His original plan when he’d been paroled was to set his stepfather up to be arrested for the same crime for which Mitch had lost three years of his life – possession with intent to distribute. He basically planned to gather as much money as he could, buy as much heroin as he could with it, plant it on his stepfather, and call in an anonymous tip. They’d raid his stepfather’s compound, seize his books – both sets – and bring his empire crashing down. Simple, yet elegant.
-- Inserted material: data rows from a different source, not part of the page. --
# kan-bayashi/ParallelWaveGAN

Hardware: AMD Instinct MI355X
Metric: HiFi-GAN V1 22.05 kHz generator inference RTF^-1 (audio samples/s) (higher is better)
Workload: dtype f32; 1 GPU; HiFi-GAN V1 generator fwd, LJSpeech 22.05 kHz, B16 x 800 mel frames per GPU, fp32, random init; global_batch=16, parallelism=replicas x1

## Files before the change

include/pwg_kernels.h:

```cpp
#ifndef PWG_KERNELS_H_
#define PWG_KERNELS_H_

#include <stddef.h>
#include <stdint.h>

#ifdef __cplusplus
extern "C" {
#endif

typedef enum pwg_status {
  PWG_OK = 0,
  PWG_ERR_BAD_SHAPE = -1,
  PWG_ERR_UNSUPPORTED = -2,
  PWG_ERR_LAUNCH = -3,
  PWG_ERR_NULL = -4,
  PWG_ERR_WORKSPACE = -5
} pwg_status;

const char* pwg_last_error(void);
int pwg_abi_version(void);
int pwg_target_arch(void);

int pwg_prof_enable(int on);
int pwg_prof_reset(void);
int pwg_prof_num_kernels(void);
int pwg_prof_get(int32_t idx, char* name, size_t name_cap, double* total_ms, int64_t* launches,
                 double* flops, double* bytes);

float pwg_set_concurrency_hint(float fill_scale);

int pwg_debug_poison_lds(int on);

enum { PWG_ACT_NONE = 0, PWG_ACT_LEAKY_RELU = 1, PWG_ACT_TANH = 2, PWG_ACT_RELU = 3 };
enum { PWG_PAD_ZERO = 0, PWG_PAD_REFLECT = 1, PWG_PAD_REPLICATE = 2 };

typedef struct pwg_conv1d_desc {
  int32_t batch;
  int32_t c_in;
  int32_t c_out;
  int32_t t_in;
  int32_t t_out;
  int32_t width;
  int32_t kernel;
  int32_t stride;
  int32_t dilation;
  int32_t pad_left;
  int32_t groups;
  int32_t transposed;
  int32_t pad_mode;
  int32_t pre_act;
  float pre_slope;
  int32_t post_act;
  float post_slope;
  float out_mul;
  float out_div;
} pwg_conv1d_desc;

size_t pwg_conv1d_packed_weight_floats(const pwg_conv1d_desc* d);

int pwg_conv1d_pack_weight(const pwg_conv1d_desc* d, const float* w, const float* scale,
                           float* w_packed, void* stream);

size_t pwg_conv1d_forward_workspace_floats(const pwg_conv1d_desc* d);
int pwg_conv1d_forward(const pwg_conv1d_desc* d, const float* x, const float* w_packed,
                       const float* bias, const float* add1, const float* add2, float* y,
                       float* workspace, size_t workspace_floats, void* stream);

size_t pwg_conv1d_packed_weight_bwd_floats(const pwg_conv1d_desc* d);
int pwg_conv1d_pack_weight_bwd(const pwg_conv1d_desc* d, const float* w, const float* scale,
                               float* w_packed_bwd, void* stream);
typedef struct pwg_bank_item {
  const float* w;
  const float* g;
  float* scale;
  float* fwd;
  float* bwd;
  pwg_conv1d_desc desc;
} pwg_bank_item;
size_t pwg_weight_bank_table_bytes(int32_t n_items);
int pwg_weight_bank_build(const pwg_bank_item* items, int32_t n_items, void* table_host, size_t table_bytes,
                          int32_t* info);
int pwg_weight_bank_prepare(const void* table_dev, const int32_t* info, int32_t with_bwd, void* stream);

size_t pwg_conv1d_backward_data_workspace_floats(const pwg_conv1d_desc* d);
int pwg_conv1d_backward_data(const pwg_conv1d_desc* d, const float* dy, const float* w_packed_bwd,
                             const float* x, const float* accum, float* dx, float* workspace,
                             size_t workspace_floats, void* stream);
size_t pwg_conv1d_backward_weight_workspace_floats(const pwg_conv1d_desc* d);
int pwg_conv1d_backward_weight(const pwg_conv1d_desc* d, const float* x, const float* dy, float* dw,
                               float* db, float* workspace, size_t workspace_floats, void* stream);

size_t pwg_conv1d_backward_weight_wn_workspace_floats(const pwg_conv1d_desc* d);
int pwg_conv1d_backward_weight_wn(const pwg_conv1d_desc* d, const float* x, const float* dy, const float* v,
                                  const float* g, float* dv, float* dg, float* db, float* workspace,
                                  size_t workspace_floats, void* stream);

int pwg_conv1d_num_tile_configs(void);
int pwg_conv1d_forward_cfg(const pwg_conv1d_desc* d, const float* x, const float* w_packed,
                           const float* bias, const float* add1, const float* add2, float* y,
                           int32_t tile_config, int32_t use_dma, void* stream);

int pwg_conv1d_bf16_supported(const pwg_conv1d_desc* d);
size_t pwg_conv1d_bf16_packed_weight_bytes(const pwg_conv1d_desc* d);
int pwg_conv1d_bf16_pack_weight(const pwg_conv1d_desc* d, const float* w, const float* scale, void* w_packed,
                                void* stream);
int pwg_conv1d_bf16_forward(const pwg_conv1d_desc* d, const float* x, const void* w_packed, const float* bias,
                            const float* add1, const float* add2, float* y, float* workspace, size_t workspace_floats,
                            void* stream);
int pwg_conv1d_bf16_forward_cfg(const pwg_conv1d_desc* d, const float* x, const void* w_packed, const float* bias,
                                const float* add1, const float* add2, float* y, int32_t mfma_shape, void* stream);

int pwg_conv1d_split_supported(const pwg_conv1d_desc* d);
size_t pwg_conv1d_split_packed_weight_bytes(const pwg_conv1d_desc* d);
int pwg_conv1d_split_pack_weight(const pwg_conv1d_desc* d, const float* w, const float* scale, void* w_packed,
                                 void* stream);
int pwg_conv1d_split_forward(const pwg_conv1d_desc* d, const float* x, const void* w_packed, const float* bias,
                             const float* add1, const float* add2, float* y, float* workspace, size_t workspace_floats,
                             void* stream);
int pwg_conv1d_split_forward_cfg(const pwg_conv1d_desc* d, const float* x, const void* w_packed, const float* bias,
                                 const float* add1, const float* add2, float* y, int32_t mfma_shape, int32_t tile_mode,
                                 void* stream);
int pwg_conv1d_split_step_form(const pwg_conv1d_desc* d);
int pwg_conv1d_split_forward_step(const pwg_conv1d_desc* d, const float* x, const void* w_packed, const float* bias,
                                  const float* add1, const float* add2, float* y, int32_t mfma_shape, int32_t tile_mode,
                                  int32_t step_form, void* stream);
int pwg_conv1d_split_window_form(const pwg_conv1d_desc* d);
int pwg_conv1d_split_forward_window(const pwg_conv1d_desc* d, const float* x, const void* w_packed, const float* bias,
                                    const float* add1, const float* add2, float* y, int32_t mfma_shape,
                                    int32_t tile_mode, int32_t step_form, int32_t window_form, void* stream);

int pwg_convtr1d_split_supported(const pwg_conv1d_desc* d);
size_t pwg_convtr1d_split_packed_weight_bytes(const pwg_conv1d_desc* d);
int pwg_convtr1d_split_pack_weight(const pwg_conv1d_desc* d, const float* w, const float* scale, void* w_packed,
                                   void* stream);
int pwg_convtr1d_split_forward(const pwg_conv1d_desc* d, const float* x, const void* w_packed, const float* bias,
                               const float* add1, const float* add2, float* y, float* workspace,
                               size_t workspace_floats, void* stream);
int pwg_convtr1d_split_forward_cfg(const pwg_conv1d_desc* d, const float* x, const void* w_packed, const float* bias,
                                   const float* add1, const float* add2, float* y, int32_t mfma_shape,
                                   int32_t tile_mode, void* stream);

int pwg_conv1d_stream_supported(const pwg_conv1d_desc* d);
size_t pwg_conv1d_stream_hist_floats(const pwg_conv1d_desc* d);
int pwg_conv1d_stream_forward(const pwg_conv1d_desc* d, const float* x, const float* hist_in, float* hist_out,
                              const float* w_packed, const float* bias, const float* add1, const float* add2, float* y,
                              void* stream);

int pwg_conv1d_stream_bf16_supported(const pwg_conv1d_desc* d);
int pwg_conv1d_stream_bf16_forward(const pwg_conv1d_desc* d, const float* x, const float* hist_in, float* hist_out,
                                   const void* w_packed_bf16, const float* bias, const float* add1,
                                   const float* add2, float* y, void* stream);
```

He’d stuck it out in Miami as long as he’d dared, working for the uncle of his cellmate until the Feds began raiding the pain centers and hauling away the dirty doctors. Mitch had been skimming cash off the top – there was so much money floating around that nobody missed it. Over the course of two years, he’d skimmed a hell of a lot of money, which he vacuum sealed into tidy little bricks and stored in plastic tubs in his Miami garage. When the raids started, he rented a U-Haul, loaded it up, packed a protesting Cole into the truck’s cab, and high-tailed it for Aunt Betty’s house. For home.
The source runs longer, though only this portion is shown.